Un explorateur anglais navigue vers le pôle quand il sauve in extremis un homme à la dérive sur un bloc de glace.
Le rescapé du nom de Frankenstein semble torturé par un lourd secret quand il décide de se livrer à son sauveteur.
On a tous en tête Frankenstein et sa créature, personnages devenus aussi mythiques que Dracula dans l'univers littéraire et cinématographique.
J'aime cependant ce retour au source et la découverte des textes orignaux fondateurs.
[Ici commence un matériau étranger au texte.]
@@ -145,6 +156,7 @@
             "c": E.pack_conv(self.c.weight, None, self.c_bn, (1, 1, 1), (0, 0, 0), E.ACT_RELU, cin_stored=cs_mid),
         }
         pk["ab"] = E.pack_x3d_ab(pk["a"], pk["b"]) if FUSE_AB != "0" else None
+        pk["ab_s2"] = E.pack_x3d_ab_s2(pk["a"], pk["b"])
         if has_se:
             f, c = self.se.fc1.out_channels, self.se.fc1.in_channels
             dev = self.se.fc1.weight.device
@@ -160,11 +172,18 @@
         pk = self.pk
         return pk["ab"] is not None and (FUSE_AB == "1" or x.W >= FUSE_MIN_W) and E.x3d_ab_supported(x, pk["ab"])
 
+    def uses_ab_s2(self, x):
+        pk = self.pk
+        return pk["ab_s2"] is not None and FUSE_S2 != "0" and (FUSE_S2 == "1" or x.W // 2 >= FUSE_S2_MIN_W) \
+            and E.x3d_ab_s2_supported(x, pk["ab_s2"])
+
     def run(self, x, res, out=None, t=None, seam=None):
         pk = self.pk
         se = "se" in pk
         if t is None and self.uses_ab(x) and E.range_check_input(pk["a"], x):
             u = E.x3d_ab(x, pk["ab"], pool=se)
+        elif t is None and self.uses_ab_s2(x) and E.range_check_input(pk["a"], x):
+            u = E.x3d_ab_s2(x, pk["ab_s2"], pool=se)
         else:
             u = E.dwconv(E.conv(x, pk["a"]) if t is None else t, pk["b"], pool=se)
         gate = None
diff --git a/mspi_amd/csrc/x3d_head.hip b/mspi_amd/csrc/x3d_head.hip
--- /dev/null
+++ b/mspi_amd/csrc/x3d_head.hip
@@ -0,0 +1,423 @@
+#include "conv_common.h"
+#include <stdlib.h>
+#include <string.h>
+
+namespace mspi {
+
+typedef float v4f_s2 __attribute__((ext_vector_type(4)));
+typedef _Float16 v8h_s2 __attribute__((ext_vector_type(8)));
+typedef __attribute__((address_space(3))) void lds_void_s2;
+
+struct X3dAbS2Args {
+  const float* x; const unsigned char* wa; const float* ba; const float* wb; const float* bb; float* u; float* pool;
+  int N, T, H, W, Ho, Wo, Cin, Cmid;
+  long ldx, ldu;
+  int nch, tiles_w, tiles, nseg, tseg;
+  int act;
+  float inv_s;
+  int* status;
+  int dbg;
+};
+
+constexpr int S2_TO = 7;
+constexpr int S2_CH = 2 * S2_TO + 1;
+constexpr int S2_PW = 8;
+constexpr int S2_PLANE = S2_CH * S2_PW;
+constexpr int S2_NCELL = 2 * S2_PLANE;
+constexpr int S2_SLOT = S2_NCELL * 32;
+constexpr int S2_THREADS = 512;
+
+template <int KS>
+__global__ __launch_bounds__(S2_THREADS, 1) void x3d_ab_s2_kernel(const X3dAbS2Args p) {
+  constexpr int NBT = S2_NCELL / 16;
+  constexpr int NW = S2_THREADS / 64;
+  constexpr int MAXT = (NBT + NW - 1) / NW;
+  constexpr int WA_BYTES = KS * 4096;
+  constexpr int NOUT = S2_TO * S2_TO;
+  __shared__ __attribute__((aligned(16))) unsigned char s2_smem[WA_BYTES + 3 * S2_SLOT * 4 + 128];
+  float* ring = reinterpret_cast<float*>(s2_smem + WA_BYTES);
+  float* bias_a = ring + 3 * S2_SLOT;
+
+  const int tid = threadIdx.x, lane = tid & 63, wave = tid >> 6;
+  const int lb = xcd_logical_block((int)blockIdx.x, (int)gridDim.x);
+  const int chunk = lb % p.nch;
+  const int rest = lb / p.nch;
+  const int tile = rest % p.tiles;
+  const int seg = rest / p.tiles;
+  const int n = blockIdx.y;
+  const int h0 = (tile / p.tiles_w) * S2_TO, w0 = (tile % p.tiles_w) * S2_TO;
+  const int t0 = seg * p.tseg;
+  const int tend = min(p.T, t0 + p.tseg);
+
+  for (int i = wave; i < WA_BYTES / 1024; i += NW)
+    __builtin_amdgcn_global_load_lds(reinterpret_cast<const float*>(p.wa + (long)chunk * WA_BYTES + (long)i * 1024 + lane * 16),
+                                     (lds_void_s2*)(s2_smem + i * 1024), 16, 0, 0);
+  if (tid < 32) bias_a[tid] = (chunk * 32 + tid < p.Cmid) ? p.ba[chunk * 32 + tid] : 0.f;
+  const int q = tid & 7;
+  const int cq = chunk * 32 + q * 4;
+  const bool cok = cq < p.Cmid;
+  float4 wreg[27];
+#pragma unroll
+  for (int k = 0; k < 27; ++k) wreg[k] = cok ? *reinterpret_cast<const float4*>(p.wb + (long)k * p.Cmid + cq) : make_float4(0.f, 0.f, 0.f, 0.f);
+  const float4 bq = cok ? *reinterpret_cast<const float4*>(p.bb + cq) : make_float4(0.f, 0.f, 0.f, 0.f);
+  float4 psum = make_float4(0.f, 0.f, 0.f, 0.f);
+  bool bad = false;
+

Nous sommes en pleine période du roman gothique anglais, son déclin est proche et les auteurs cherchent à faire évoluer le genre ; transition dont Shelley deviendra emblématique avec ce roman qui a posteriori sera considéré comme la première œuvre SF.
Dracula n'a pas encore vu le jour et les romanciers s'amusent à faire peur, à soumettre leurs personnages à l'effroi et aux tourments de la folie...

Ici, en s'inspirant des légendes de Golem ou de Prométhée modernisées, un scientifique sous le coup d'une frénésie inconsciente donne la vie à une créature monstrueuse. Regrettant son geste, il s'en détourne jusqu'à ce que le monstre vienne le hanter.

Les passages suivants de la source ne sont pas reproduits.